Nicht ganz richtig: In 2011 gab es ein rennen im RWP Marathoncup serie für die Holländische fahrer und auch mehr als 50 starter.
Leider gibt es immer weniger Deutsche fahrer die 100+ km fahren willen, aber nur kurz (schau mal z.b.  ergebnisse Willingen, Saalhausen uws.). 
Kein ahnung warum, 50 km kann mann doch nicht wirklich mehr marathon nennen, aber längere cross country 
Bleibt im jeden fall schade, weil die strecke mir in 2011 sehr gut gefallen hat und 2 mal eine tolle strecke ist 2 x fun und schmerzen.
Nur wenn die Flachländer kommen gibt es genug teilnehmer beim langstrecke.


----------



## Toni172 (20. August 2013)

Stimmt Fred da hast Du recht.
Ich habe unsere Holländischen Freunde vergessen. Dann wird es Zeit das der RWP Cup wieder bei uns Station macht.:thumbup:

Gesendet von meinem Nexus 4 mit Tapatalk 2


----------



## cube2 (20. August 2013)

Habe noch 2 Fragen, warum gibt es bei euch keine Urkunden die man sich dann im Internet selbst runterladen und ausdrucken könnte, 
so wie es bei vielen anderen Marathons auch möglich ist. 
Und warum tut ihr beim Minimarathon nicht die Strecke auf etwa 35 bis 40 KM erhöhen, für die denen die 54 KM mit 1370 Hm einfach zuviel sind? 

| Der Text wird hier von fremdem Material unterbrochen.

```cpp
__device__ inline void step_begin_device(StepState* st, int advance_replay) {
    if (advance_replay) st->replay_counter += 1;
    st->noise_counter += 2;
    st->t_actor += 1;
    st->b1t *= st->b1;
    st->b2t *= st->b2;
    fill_adam_const(st->actor, st->b1t, st->b2t, st->lr, st->b1, st->b2, st->eps, 0.0);
    if (st->has_critic) {
        st->t_critic += 1;
        st->b1t_c *= st->b1;
        st->b2t_c *= st->b2;
        fill_adam_const(st->critic, st->b1t_c, st->b2t_c, st->lr, st->b1, st->b2, st->eps, st->tau);
    }
}


__device__ inline void intr_step_begin_device(IntrStepState* st) {
    st->t += 1;
    st->b1t *= st->b1;
    st->b2t *= st->b2;
    for (int i = 0; i < 3; ++i) fill_adam_const(st->c[i], st->b1t, st->b2t, st->lr[i], st->b1, st->b2, st->eps, 0.0);
    st->draw_counter = st->counter;
    st->counter += (uint64_t)st->draws;
    st->qrow0 = st->queue_ptr;
    if (st->queue_size > 0) st->queue_ptr = (st->queue_ptr + st->num_protos) % st->queue_size;
}

int prepare_inputs(const float* obs, const float* action, const float* next_obs, float* xa, float* xc_cur,
                   float* xc_next, float* xc_pi, int B, int O, int A, int has_critic, StepState* st, int advance_replay,
                   hipStream_t s);
int sample_actions2(const float* mu2, const float* noise_c, const float* noise_a, uint64_t seed, const uint64_t* counter_ptr,
                    float stddev, float clip, float* dst_next, float* dst_pi, int64_t dst_ld, int B, int A, hipStream_t s,
                    const float* stddev_ptr = nullptr);
int sample_action(const float* mu, NoiseSpec noise, float stddev, float clip, int use_clip, float* dst, int64_t dst_ld,
                  int B, int A, float* logprob_sum, hipStream_t s, const float* stddev_ptr = nullptr, int world_size = 1);
struct CqlNoise {
    const float *z_next, *u_rand, *z_cur, *z_nxt, *z_actor;
    uint64_t seed;
    const uint64_t* counter_ptr;
};
struct CqlScalars {
    float log_alpha, m, v, alpha;
};
int cql_build_inputs(const float* obs, const float* action, const float* raw2, CqlNoise nz, float* xc_next, float* x_all, int B,
                     int O, int A, int n, hipStream_t s);
int cql_critic_dq(const float* q_all, const float* tq, const float* reward, const float* discount, float* dq_all, float* metrics,
                  int B, int n, float cql_alpha, float inv_bg, hipStream_t s, CqlScalars* lag = nullptr, const AdamConst* c_dev = nullptr,
                  float target_penalty = 0.f,
                  int mode = 0, float* gsum = nullptr);
int cql_actor_sample(const float* raw_obs, CqlNoise nz, float* xc_pi, int64_t ld, float* stats, int B, int O, int A, hipStream_t s);
int cql_alpha_step(CqlScalars* sc, const float* stats, const AdamConst* c_dev, float* metrics, int B, int A, float inv_bg, const float* q,
                   hipStream_t s);
int cql_act(const float* raw, const float* noise, uint64_t seed, uint64_t counter, int eval_mode, float* out, int rows, int A, hipStream_t s);
int head_bwd_wide(const DoutSpec& dspec, const float* W, const float* a, float* dz, const Planes& dzq, float* P, int rows, int H,
                  int nout, int64_t astride, int64_t pstride, int want_params, hipStream_t s);

int repeat_sample(const float* obs, const float* mu, const float* noise, uint64_t seed, const uint64_t* counter_ptr, uint64_t counter,
                  float stddev, float clip, float* xc_rep, int B, int O, int A, int n, hipStream_t s, const float* stddev_ptr = nullptr);
int crr_weights(const float* q_rep, const float* q_data, float* w, int B, int n, int weight_func, hipStream_t s);
int critic_loss(const float* q, const float* tq, const float* reward, const float* discount, float* dq,
                float* metrics, int B, float inv_bg, hipStream_t s);
int actor_stats(const float* q, float* stats, int B, hipStream_t s);
int sf_q(const float* feat, const float* task, int64_t task_ld, float* q, int B, int sf, int nets, hipStream_t s);
int actor_dq(const float* q, const float* stats, float* dq, int B, float inv_bg, float alpha, int use_lambda,
             hipStream_t s);
int actor_dmu(const float* da, int64_t da_ld, int da_nets, int64_t da_net_stride, const float* mu, const float* a_data, const float* reward, const float* w, float* dpre, float* stats,
              float* metrics, int B, int A, float inv_bg, float alpha, int kind, float stddev, hipStream_t s, const float* stddev_ptr = nullptr);

int adam_step(float* p, const float* g, float* m, float* v, int64_t n, float lr, float b1, float b2, float eps,
              int64_t t, float* target, float tau, hipStream_t s);
int soft_update(const float* p, float* target, int64_t n, float tau, hipStream_t s);
int adam_step_dev(float* p, const float* g, float* m, float* v, int64_t n, const AdamConst* c_dev, float* target,
                  const ShadowSpec* shadows, hipStream_t s, uint64_t* bump = nullptr);

struct Lin { int in, out; int64_t W, b; };
struct Mlp {
    std::vector<Lin> L;
    bool relu_last = false;
    std::vector<float*> act, dact;
};
int mlp_forward(const Mlp& m, const float* P, const float* x, int64_t ldx, int rows, int prec, hipStream_t s);
int mlp_backward(const Mlp& m, const float* P, float* G, const float* x, int64_t ldx, int rows, float* dx, int prec, hipStream_t s);
int mlp_forward_many(const Mlp* nets, int n, const float* P, const float* x, int64_t ldx, int rows, int prec, hipStream_t s);
int mlp_backward_many(const Mlp* nets, int n, const float* P, float* G, const float* x, int64_t ldx, int rows, int prec, hipStream_t s, float* dx);
int launch_concat(const float* a, int64_t lda, int ca, const float* b, int64_t ldb, int cb, float* dst, int rows, hipStream_t s);

int intr_graph_prepare(exorl_intr* it, const exorl_intr_batch* b, hipStream_t capture);
int intr_graph_capture(exorl_intr* it, const exorl_intr_batch* b, hipStream_t capture);
int intr_graph_before_launch(exorl_intr* it, hipStream_t s);
void intr_graph_after_launch(exorl_intr* it);
void intr_graph_release(exorl_intr* it);
int copy_meta_columns(const float* obs, float* next_obs, int64_t ld, int rows, int O, int M, hipStream_t s);

struct StageOut {
    float *xa, *xc_cur, *xc_next, *xc_pi;
    int O, A, B, has_critic;
    StepState* st;
};
int replay_sample_impl(exorl_replay* r, int32_t batch, int32_t nstep, float gamma, int32_t sampler,
                       const int32_t* pairs_host, const exorl_batch_out* out, int32_t* pairs_out_host, hipStream_t s,
                       const uint64_t* dev_counter, const StageOut* stage = nullptr);
int replay_obs_bytes(exorl_replay* r);
int replay_frame_stack(exorl_replay* r);
void replay_dims(exorl_replay* r, int* act_dim, int* meta_dim);
int comm_allreduce_sum(exorl_comm* c, float* buf, int64_t n, hipStream_t s);
int comm_nranks(const exorl_comm* c);

uint64_t replay_philox_counter(exorl_replay* r);
uint64_t replay_weights_epoch(exorl_replay* r);
int replay_prepare(exorl_replay* r, int32_t batch, int32_t nstep, hipStream_t s);
void replay_advance_philox(exorl_replay* r, uint64_t n);

}
```

Before: 3300.

## Tile chunk reductions across workgroups and software-pipeline W1 Adam loads

```diff
diff --git a/exorl_amd/csrc/fused.hip b/exorl_amd/csrc/fused.hip
--- a/exorl_amd/csrc/fused.hip
+++ b/exorl_amd/csrc/fused.hip
@@ -1282,93 +1282,106 @@
     unsigned short *w1l, *w0l, *t_w1l, *t_w0l;
 };
 
-__global__ __launch_bounds__(256) void finalize_adam_kernel(FinalizeArgs f, FusedAdamArgs a, FlatShadows sh, int nb_fin) {
+constexpr int W1_WG_PER_CU = 2;
+
+struct W1Group { float4 p, g, m, v, t; };
+
+template <bool TGT> __device__ __forceinline__ void w1_load(W1Group& r, const FusedAdamArgs& a, int64_t i, int64_t n4, int64_t hh4) {
+    i = i < n4 ? i : n4 - 1;
+    const bool second = i >= hh4;
+    const int64_t gi4 = (second ? a.w1_off[1] : a.w1_off[0]) / 4 + (second ? i - hh4 : i);
+    r.p = ld4(a.p, gi4);
+    r.g = ld4(a.g, gi4);
+    r.m = ld4(a.m, gi4);
+    r.v = ld4(a.v, gi4);
+    if (TGT) r.t = ld4(a.target, gi4);
+}
+
+template <bool TGT> __device__ __forceinline__ void w1_finish(W1Group& r, const FusedAdamArgs& a, const FlatShadows& sh, const AdamConst& c, int64_t i,
+                                                              int64_t n4, int64_t hh4) {
+    if (i >= n4) return;
+    const bool second = i >= hh4;
+    const int64_t e4 = second ? i - hh4 : i, gi4 = (second ? a.w1_off[1] : a.w1_off[0]) / 4 + e4, plane = second ? 4 * hh4 : 0;
+    adam_elem(r.p.x, r.g.x, r.m.x, r.v.x, c); adam_elem(r.p.y, r.g.y, r.m.y, r.v.y, c);
+    adam_elem(r.p.z, r.g.z, r.m.z, r.v.z, c); adam_elem(r.p.w, r.g.w, r.m.w, r.v.w, c);
+    st4(a.p, gi4, r.p);
+    st4(a.m, gi4, r.m);
+    st4(a.v, gi4, r.v);
+    if (sh.w1b) reinterpret_cast<ushort4*>(sh.w1b + plane)[e4] = bf16_bits4(r.p);
+    if (sh.w1l) reinterpret_cast<ushort4*>(sh.w1l + plane)[e4] = bf16_lo_bits4(r.p);
+    if (TGT) {
+        float4& tv = r.t;
+        tv.x = polyak(r.p.x, tv.x, c.tau, c.one_minus_tau); tv.y = polyak(r.p.y, tv.y, c.tau, c.one_minus_tau);
+        tv.z = polyak(r.p.z, tv.z, c.tau, c.one_minus_tau); tv.w = polyak(r.p.w, tv.w, c.tau, c.one_minus_tau);
+        st4(a.target, gi4, tv);
+        if (sh.t_w1b) reinterpret_cast<ushort4*>(sh.t_w1b + plane)[e4] = bf16_bits4(tv);
+        if (sh.t_w1l) reinterpret_cast<ushort4*>(sh.t_w1l + plane)[e4] = bf16_lo_bits4(tv);
+    }
+}
+
+template <bool TGT>
+__global__ __launch_bounds__(256, 4) void finalize_adam_kernel(FinalizeArgs f, FusedAdamArgs a, FlatShadows sh, int nb_fin) {
     const AdamConst c = *a.c;
     if (a.bump && blockIdx.x == 0 && threadIdx.x == 0) *a.bump += 1ull;
     const int H = f.H;
     if ((int)blockIdx.x >= nb_fin) {
-        const int64_t hh8 = (int64_t)H * H / 8, n8 = a.n_heads * hh8;
-        for (int64_t i = (int64_t)(blockIdx.x - nb_fin) * blockDim.x + threadIdx.x; i < n8; i += (int64_t)(gridDim.x - nb_fin) * blockDim.x) {
-            const int t = (int)(i / hh8);
-            const int64_t e8 = i % hh8, gi4 = a.w1_off[t] / 4 + 2 * e8;
-            float4 pv[2], gv[2], mv[2], vv[2], tv[2];
-#pragma unroll
-            for (int u = 0; u < 2; ++u) {
-                pv[u] = ld4(a.p, gi4 + u);
-                gv[u] = ld4(a.g, gi4 + u);
-                mv[u] = ld4(a.m, gi4 + u);
-                vv[u] = ld4(a.v, gi4 + u);
-                tv[u] = a.target ? ld4(a.target, gi4 + u) : make_float4(0.f, 0.f, 0.f, 0.f);
-            }
-            ushort4 bh[2], bl[2], th[2], tl[2];
-#pragma unroll
-            for (int u = 0; u < 2; ++u) {
-                adam_elem(pv[u].x, gv[u].x, mv[u].x, vv[u].x, c); adam_elem(pv[u].y, gv[u].y, mv[u].y, vv[u].y, c);
-                adam_elem(pv[u].z, gv[u].z, mv[u].z, vv[u].z, c); adam_elem(pv[u].w, gv[u].w, mv[u].w, vv[u].w, c);
-                st4(a.p, gi4 + u, pv[u]);
-                st4(a.m, gi4 + u, mv[u]);
-                st4(a.v, gi4 + u, vv[u]);
-                bh[u] = bf16_bits4(pv[u]); bl[u] = bf16_lo_bits4(pv[u]);
-                if (a.target) {
-                    tv[u].x = polyak(pv[u].x, tv[u].x, c.tau, c.one_minus_tau); tv[u].y = polyak(pv[u].y, tv[u].y, c.tau, c.one_minus_tau);
-                    tv[u].z = polyak(pv[u].z, tv[u].z, c.tau, c.one_minus_tau); tv[u].w = polyak(pv[u].w, tv[u].w, c.tau, c.one_minus_tau);
-                    st4(a.target, gi4 + u, tv[u]);
-                    th[u] = bf16_bits4(tv[u]); tl[u] = bf16_lo_bits4(tv[u]);
-                }
-            }
-            auto pack = [](const ushort4& x, const ushort4& y) {
-                uint4 r;
-                r.x = x.x | ((unsigned)x.y << 16); r.y = x.z | ((unsigned)x.w << 16); r.z = y.x | ((unsigned)y.y << 16); r.w = y.z | ((unsigned)y.w << 16);
-                return r;
-            };
-            if (sh.w1b) reinterpret_cast<uint4*>(sh.w1b + (int64_t)t * H * H)[e8] = pack(bh[0], bh[1]);
-            if (sh.w1l) reinterpret_cast<uint4*>(sh.w1l + (int64_t)t * H * H)[e8] = pack(bl[0], bl[1]);
-            if (a.target) {
-                if (sh.t_w1b) reinterpret_cast<uint4*>(sh.t_w1b + (int64_t)t * H * H)[e8] = pack(th[0], th[1]);
-                if (sh.t_w1l) reinterpret_cast<uint4*>(sh.t_w1l + (int64_t)t * H * H)[e8] = pack(tl[0], tl[1]);
-            }
+        const int64_t hh4 = (int64_t)H * H / 4, n4 = a.n_heads * hh4;
+        const int64_t step = (int64_t)(gridDim.x - nb_fin) * 256, i0 = (int64_t)((int)blockIdx.x - nb_fin) * 256 + threadIdx.x;
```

Gesendet von meinem HUAWEI U8825-1 mit Tapatalk 2


----------



## Franz Jakob Tim (20. August 2013)

So, nachdem ich endlich für den Tag frei bekommen habe, bin ich auch dabei (das 4. mal in Folge  )


----------



## rokl58 (20. August 2013)

Wenn man schon die Langstrecke streichen will wenn nicht genug Fahrer sich anmelden, dann sollte man so ehrlich sein und den Angemeldeten ueberlassen op sie lieber das Geld zurueck wollen oder aber die Mitteldistanz fahren wollen. So wie es jetzt geregelt ist wird keiner, der eine laengere Anreise hat, sich fuer die Langdistanz anmelden. Wie Fred schon sagte lohnt es sich nicht um 400 km im Auto zu sitzen fuer die Mitteldistanz.


----------



## Toni172 (20. August 2013)

cube2 schrieb:


> Habe noch 2 Fragen, warum gibt es bei euch keine Urkunden die man sich dann im Internet selbst runterladen und ausdrucken könnte,
> so wie es bei vielen anderen Marathons auch möglich ist.
> Und warum tut ihr beim Minimarathon nicht die Strecke auf etwa 35 bis 40 KM erhöhen, für die denen die 54 KM mit 1370 Hm einfach zuviel sind?
> 
> Gesendet von meinem HUAWEI U8825-1 mit Tapatalk 2



Frage 1 kann ich so gar nicht beantworten. Ich gebe das mal an das Orgateam weiter als Anregung für nächstes Jahr.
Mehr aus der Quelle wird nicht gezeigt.